Только позже он сам удивился, почему пошел по запрещенной дороге, вдоль которой, как аромат невидимых роз из-за садовой стены, веял опьяняющий запах моря, соленое испарение которого смешивалось с кисло-сладким смрадом болотной травы и пластов ила. В этот момент все казалось замечательным — дорога, по которой рабочие запретили ходить, слабо надеясь, что их неуклюжий барьер кому-то помешает, и страж, чей крик остановиться не мог никого остановить. Во всяком случае, это единственная дорога в рай, думал Камерон, который, считая, что за ним, кроме слепящего солнца, никто не наблюдает, устремился по ней уверенными широкими шагами. Вдали сияла песчаная коса в ослепительном солнечном свете, игравшем и в воде, где река, осушавшая болото, вливалась в море.
В глубине, в обратном направлении, болото сужалось между мысами, покрытыми пышными деревьями, чьи верхушки были окутаны туманом. Впереди, тоже в туманной дымке, лежала невысокая гряда гор, за которой несомненно скрывался город.
Устало тащась по дамбе, Камерон не спускал глаз с этого последнего горизонта, с которым жара проделывала трюки, но, не пройдя и полпути до того места, где в разрезе реки под болотной зеленью виднелась выработанная порода, он, снова ослепленный солнцем, опустил глаза на дорогу под ноги на манер бегуна на длинную дистанцию, который нагибает голову, чтобы сконцентрироваться на победе, приближающейся с каждым утомительным шагом.

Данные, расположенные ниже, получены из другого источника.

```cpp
enum pi_option_code {
    PI_OPTION_EVAL_CPW = 0,
    PI_OPTION_IMPROVE_CPW = 1,
    PI_OPTION_GRAPHS = 2,
    PI_OPTION_RESIDENT = 3,
    PI_OPTION_MEMORY_ORDER = 4,
    PI_OPTION_BUILD_PUSH = 5,
    PI_OPTION_KEEP_LIVE_LIST = 6,
    PI_OPTION_STRIP_STATES = 7,
    PI_OPTION_XCD_RUN_FAILED = 8
};
enum pi_xcd_failure {
    PI_XCD_FAILURE_COUNT = 1,
    PI_XCD_FAILURE_SWITCH_OFF = 2
};
int pi_set_option(pi_handle* h, int what, int64_t value);

enum pi_info_code {
    PI_INFO_N_STATES = 0,
    PI_INFO_N_ACTIONS = 1,
    PI_INFO_DIMS = 2,
    PI_INFO_EVAL_CPW = 3,
    PI_INFO_EVAL_VGPRS = 4,
    PI_INFO_IMPROVE_VGPRS = 5,
    PI_INFO_COMPUTE_UNITS = 6,
    PI_INFO_CACHE_HIT = 7,
    PI_INFO_IMPROVE_CPW = 8,
    PI_INFO_CACHED_GRAPHS = 9,
    PI_INFO_GRAPHS_ENABLED = 10,
    PI_INFO_EVAL_BLOCK = 11,
    PI_INFO_IMPROVE_BLOCK = 12,
    PI_INFO_RESIDENT_STATES_PER_THREAD = 13,
    PI_INFO_RESIDENT_ENABLED = 14,
    PI_INFO_DEBUG_CHECKS = 15,
    PI_INFO_LIVE_STATES = 16,
    PI_INFO_EVAL_LIST_ENTRIES = 17,
    PI_INFO_MEMORY_ORDER = 18,
    PI_INFO_FLOW_WORKGROUPS = 19,
    PI_INFO_RECIPROCAL_DIV = 20,
    PI_INFO_XCD_ENABLED = 30,
    PI_INFO_XCD_EVALUATIONS = 31,
    PI_INFO_XCD_FALLBACKS = 32,
    PI_INFO_WHOLE_RUNS = 33,
    PI_INFO_WHOLE_RUN_AVAILABLE = 34,
    PI_INFO_STRIP_STATES = 35
};
int64_t pi_info(pi_handle* h, int what);

int pi_debug_report(pi_handle* h, uint32_t* out4);

#ifdef __cplusplus
}
#endif
#endif
```

Measured before the change: 144.2 billion backups/s.

## Sort each block's states by successor cell for ordered evaluation sweeps

Adds a build kernel that, for the current policy, computes each state's successor grid cell and bitonic-sorts the states within each block by that cell. It stores a 16-bit permutation entry (lane plus action) and a count of non-terminal states per block. Later evaluation sweeps visit states in this order, so neighbouring lanes gather nearby V entries and terminal states are packed at the end. The goal is better cache locality for the interpolation gathers and less wave divergence. The cost is the build kernel, an extra permutation read per state each sweep, and scattered writes to Vn. The path turns on automatically for 4D grids with at least 2^24 states, and the permutation is reused for as long as the same policy is being evaluated.

Result: no change. 144.1 billion backups/s (-0.0%).

```diff
diff --git a/dynamicprogramming_amd/_native.py b/dynamicprogramming_amd/_native.py
--- a/dynamicprogramming_amd/_native.py
+++ b/dynamicprogramming_amd/_native.py
@@ -119,6 +119,7 @@
     WHOLE_RUNS = 33
     WHOLE_RUN_AVAILABLE = 34
     STRIP_STATES = 35
+    EVAL_ORDERED = 37
 
 
 class Option(enum.IntEnum):
@@ -131,6 +132,7 @@
     KEEP_LIVE_LIST = 6
     STRIP_STATES = 7
     XCD_RUN_FAILED = 8
+    EVAL_ORDER = 9
 
 
 class XcdFailure(enum.IntEnum):
diff --git a/dynamicprogramming_amd/csrc/pi_api.cpp b/dynamicprogramming_amd/csrc/pi_api.cpp
--- a/dynamicprogramming_amd/csrc/pi_api.cpp
+++ b/dynamicprogramming_amd/csrc/pi_api.cpp
@@ -29,6 +29,15 @@
         const int64_t sub = h->n_states / ((int64_t)h->shape[0] * h->shape[1]);
         h->strip_states = sub * std::max<int64_t>(1, ((int64_t(1) << 21) + sub / 2) / sub);
     }
+}
+
+bool order_possible(const pi_handle* h) {
+    return h->n_actions <= 64 && h->block_eval <= 1024 && (h->block_eval & (h->block_eval - 1)) == 0 &&
+           h->tab.size() * sizeof(float) <= 48 * 1024;
+}
+bool order_wanted(const pi_handle* h) {
+    if (!order_possible(h) || h->order_mode == 0) return false;
+    return h->order_mode == 1 || (h->D == 4 && h->n_states >= (int64_t(1) << 24));
 }
 
 void drop_graphs(pi_handle* h) {
@@ -86,7 +95,7 @@
     if (h->module) (void)hipModuleUnload(h->module);
     if (h->module_push) (void)hipModuleUnload(h->module_push);
     for (void* p : {(void*)h->d_tab, (void*)h->d_slots, (void*)h->d_live, (void*)h->d_eval_list, (void*)h->d_eval_cursor,
-                    h->d_flow, h->d_xcd})
+                    (void*)h->d_order, h->d_flow, h->d_xcd})
         if (p) (void)hipFree(p);
 }
 
@@ -164,6 +173,26 @@
     return 0;
 }
 
+constexpr int kOrderMinSweeps = 29;
+
+int build_order(pi_handle* h, const int32_t* policy, const uint8_t* term, hipStream_t st) {
+    const int64_t chunks = (h->n_states + h->block_eval - 1) / h->block_eval;
+    if (!h->d_order) PI_HIP(hipMalloc((void**)&h->d_order, (size_t)(chunks * h->block_eval + chunks) * sizeof(uint16_t)));
+    PI_HIP(launch(h->f_order_build, {(unsigned)chunks, 1}, h->block_eval, st, policy, term, (const float*)h->d_tab,
+                  (long long)h->n_states, h->d_order, h->d_order + chunks * h->block_eval));
+    return 0;
+}
+
+int launch_eval_ordered(pi_handle* h, const float* V, float* Vnew, float gamma, bool want_delta, hipStream_t st) {
+    const int64_t chunks = (h->n_states + h->block_eval - 1) / h->block_eval;
+    Sched sc;
+    const Grid2 blocks = plan_launch(h, h->block_eval, 0, h->n_states, h->n_states, h->cpw_eval, &sc);
+    PI_HIP(launch(h->f_eval_ordered, blocks, h->block_eval, st, V, Vnew, (const uint16_t*)h->d_order,
+                  (const uint16_t*)(h->d_order + chunks * h->block_eval), (const float*)h->d_tab, (long long)h->n_states, gamma,
+                  want_delta ? delta_slots(h) : (unsigned int*)nullptr, sc));
+    return 0;
+}
+
 }
 
 int pi::check_ready(const pi_handle* h) {
@@ -300,6 +329,25 @@
     pi::DeviceGuard guard(h->device);
     hipStream_t st = (hipStream_t)stream;
     if (s_end == s_begin) return zero_outputs(d_delta, nullptr, st);
+    h->last_batch_ordered = 0;
+    if (h->f_eval_ordered && n_sweeps >= 2 && s_begin == 0 && s_end == h->n_states && !pi::live_usable(h, term, s_begin, s_end)) {
+        const bool bracket = h->order_bracket && policy == h->order_policy && term == h->order_term;
+        if (bracket || h->order_mode == 1 || n_sweeps >= kOrderMinSweeps) {
+            const bool reuse = bracket && h->order_valid;
+            if (!reuse && build_order(h, policy, term, st)) return 1;
+            if (bracket) h->order_valid = true;
+            for (int i = 0; i < n_sweeps; ++i) {
+                const float* src = (i & 1) ? Vb : Va;
+                float* dst = (i & 1) ? Va : Vb;
+                const bool want = i == n_sweeps - 1 && d_delta != nullptr;
+                if (i == 0 ? pi::launch_eval(h, src, dst, policy, term, s_begin, s_end, gamma, want, st, false)
+                           : launch_eval_ordered(h, src, dst, gamma, want, st))
+                    return 1;
+            }
+            h->last_batch_ordered = reuse ? 2 : 1;
+            return pi::finalize(h, d_delta, nullptr, st);
+        }
+    }
     if (h->f_resident && h->use_resident && n_sweeps >= 2 && s_begin == 0 && s_end == h->n_states) {
         PI_HIP(launch(h->f_resident, {1, 1}, h->resident_block, st, Va, Vb, policy, term, (const float*)h->d_tab, gamma, n_sweeps,
                       d_delta,  0.0,  1,  (int*)nullptr,  (float*)nullptr));
@@ -479,6 +527,16 @@
             resolve_strip(h);
             drop_graphs(h);
             return 0;
+        case PI_OPTION_EVAL_ORDER: {
+            if (value < -1 || value > 1) return fail("the evaluation order is -1 (auto), 0 (off) or 1 (on)");
+            const bool before = pi::order_wanted(h);
+            h->order_mode = value;
+            h->order_valid = false;
+            if (pi::order_wanted(h) == before) return 0;
+            pi::DeviceGuard guard(h->device);
+            if (h->device >= 0 && h->compiled) PI_HIP(hipDeviceSynchronize());
+            return pi::reload_module(h);
+        }
         case PI_OPTION_XCD_RUN_FAILED:
             if (value != PI_XCD_FAILURE_COUNT && value != PI_XCD_FAILURE_SWITCH_OFF)
                 return fail("option 8 takes 1 (count a failed whole run) or 2 (and switch the XCD-local kernel off)");
@@ -538,6 +596,7 @@
         case PI_INFO_WHOLE_RUNS: return h->whole_runs;
         case PI_INFO_WHOLE_RUN_AVAILABLE: return (h->f_run_resident && h->use_resident) || (h->f_xcd && !h->xcd_off) ? 1 : 0;
         case PI_INFO_STRIP_STATES: return h->strip_states;
+        case PI_INFO_EVAL_ORDERED: return h->last_batch_ordered;
         default:
             if (what >= PI_INFO_RECIPROCAL_DIV && what < PI_INFO_RECIPROCAL_DIV + h->D)
                 return h->fastdiv[what - PI_INFO_RECIPROCAL_DIV];
diff --git a/dynamicprogramming_amd/csrc/pi_compile.cpp b/dynamicprogramming_amd/csrc/pi_compile.cpp
--- a/dynamicprogramming_amd/csrc/pi_compile.cpp
+++ b/dynamicprogramming_amd/csrc/pi_compile.cpp
@@ -26,6 +26,10 @@
     ".global pi_embedded_onelaunch\n"
     "pi_embedded_onelaunch:\n"
     ".incbin \"" PI_CSRC_DIR "/pi_onelaunch_kernels.hip\"\n"
+    ".byte 0\n"
+    ".global pi_embedded_order\n"
+    "pi_embedded_order:\n"
+    ".incbin \"" PI_CSRC_DIR "/pi_order_kernels.hip\"\n"
     ".byte 0\n"
     ".global pi_embedded_math\n"
     "pi_embedded_math:\n"
@@ -142,6 +146,10 @@
         o << "// ---- one-launch kernels ----\n";
         o << pi_embedded_onelaunch << "\n";
     }
+    if (pi::order_wanted(h)) {
+        o << "// ---- ordered evaluation kernels ----\n";
+        o << pi_embedded_order << "\n";
+    }
     return o.str();
 }
 
@@ -179,6 +187,11 @@
         PI_HIP(hipModuleGetFunction(&h->f_resident, h->module, "pi_eval_resident_kernel"));
         PI_HIP(hipModuleGetFunction(&h->f_run_resident, h->module, "pi_run_resident_kernel"));
     }
+    h->f_order_build = h->f_eval_ordered = nullptr;
+    if (pi::order_wanted(h)) {
+        PI_HIP(hipModuleGetFunction(&h->f_order_build, h->module, "pi_order_build_kernel"));
+        PI_HIP(hipModuleGetFunction(&h->f_eval_ordered, h->module, "pi_eval_ordered_kernel"));
+    }
     h->f_flow = h->f_flow_finish = nullptr;
     if (h->flow) {
         PI_HIP(hipModuleGetFunction(&h->f_flow, h->module, "pi_eval_flow_kernel"));
@@ -231,6 +244,15 @@
     PI_HIP(hipModuleGetFunction(&h->f_eval_push, h->module_push, "pi_eval_push_kernel"));
     if (h->D >= 3) PI_HIP(hipModuleGetFunction(&h->f_reach_pairs, h->module_push, "pi_reach_pairs_kernel"));
     return 0;
+}
+
+int reload_module(pi_handle* h) {
+    if (!h->compiled || h->dynamics_src.empty()) return 0;
+    std::vector<char> image;
+    if (compile_image(build_source(h, h->dynamics_src.c_str()), h->has_cache_dir ? h->cache_dir.c_str() : nullptr, nullptr, 0,
+                      image, &h->cache_hit))
+        return 1;
+    return load_module(h, image);
 }
 
 int compile_image(const std::string& src, const char* cache_dir, char* log, size_t log_len,
diff --git a/dynamicprogramming_amd/csrc/pi_internal.h b/dynamicprogramming_amd/csrc/pi_internal.h
--- a/dynamicprogramming_amd/csrc/pi_internal.h
+++ b/dynamicprogramming_amd/csrc/pi_internal.h
@@ -106,6 +106,7 @@
 
 extern "C" const char pi_embedded_kernels[];
 extern "C" const char pi_embedded_onelaunch[];
+extern "C" const char pi_embedded_order[];
 extern "C" const char pi_embedded_math[];
 extern "C" const char pi_embedded_push[];
 extern "C" const char pi_embedded_rollout[];
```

Эта была новая дорога, покрытая свежим асфальтом, который еще не успел впитаться в подстилку из гравия, а потому был весь в аккуратных точечках, похожих на рисунок обоев в комнате больного, что придавало ей манящий вид… Это была ровная черная дорога, из-за трюков, проделанных жарой, казавшаяся миражом. В один прекрасный день она станет дорогой с ограниченными скоростями, указателями и осевыми линиями, по обочинам которой будут развеваться флаги, стоять хижины со сказочными крылечками, безвкусной отделкой и аккуратными окнами, в которых будет мелькать свет фар по ночам и быстро скользить по освещенным неровными мерцающими полосами спинам любовников. Но пока она, как все свежеасфальтированные дороги, не была испорчена мусором, следами торможения и другими признаками движения. Пока еще на дороге не было ни трудов, ни тел маленьких животных, загипнотизированных блеском в одно мгновение, сбитых насмерть в следующее и затем, раздавленных между ступкой и пестиком асфальта и колес в кровавое месиво из свалявшейся шерсти и кожи, которое после нескольких ливней превратится в пятно, вскоре неотличимое от пятна вытекающей из картера жидкости. Пока по дороге не проползла даже черепаха, и чайки не уронили ни одного моллюска, выдернутого из своей постели на поверхности болота. Совершенно чистая дорога, не имеющая никакой истории, думал Камерон, когда, изнуренный солнцем, добрел до моста, перекинутого через реку.
Мост был не достроен, но ему не хватало только бордюров и перил. Маленький воздушный компрессор пекся на солнце в окружении нескольких бревен и разбросанных камней, оставленных ленивыми рабочими, которые собирались вернуться и продолжить работу, не торопясь, сохраняя энергию и ухитряясь растягивать свои дела еще на целую неделю. Это был простой мост на сваях и паре бетонных опор, выступающих наружу, чтобы защищать дамбу от разрушения. Пятна от соленой воды и русалочьи волосы показывали линию прилива. Камерон сел, привалившись спиной к компрессору, посмотрел в воду, движущуюся к морю, и решил, что здесь должно быть очень глубоко. Хорошее место для рыбной ловли, подумал он, потому что здесь наверняка водятся угри, а также морские петухи. Теперь, болтая ногами над течением, он пожалел, что у него нет удочки. Эта мысль быстро улетучилась, и Камерон стал размышлять о том, что время отсрочки подходит к концу, и он неумолимо приближается к принятию окончательного решения не возвращаться, после чего за него будут решать другие. Некоторое время он пытался представить себе, как, проделав путь по побережью, пробирается через границу В Канаду; затем он вообразил себя входящим в телефонную будку, набирающим номер диспетчера, чтобы связаться с лагерем. Но даже пытаясь представить последовательность действий, он понимал, что не сможет выбрать ни одной из этих альтернатив. В таком настроении, пойманный в ловушку настоящего и неуверенный в будущем, он ощущал себя в подвешенном состоянии. Мне надо что-то делать, говорил он себе, но под обжигающим солнцем над самой головой, ему не удавалось сосредоточиться. Через некоторое время он попытался выйти из своей летаргии; затем внезапно увидел вертолет.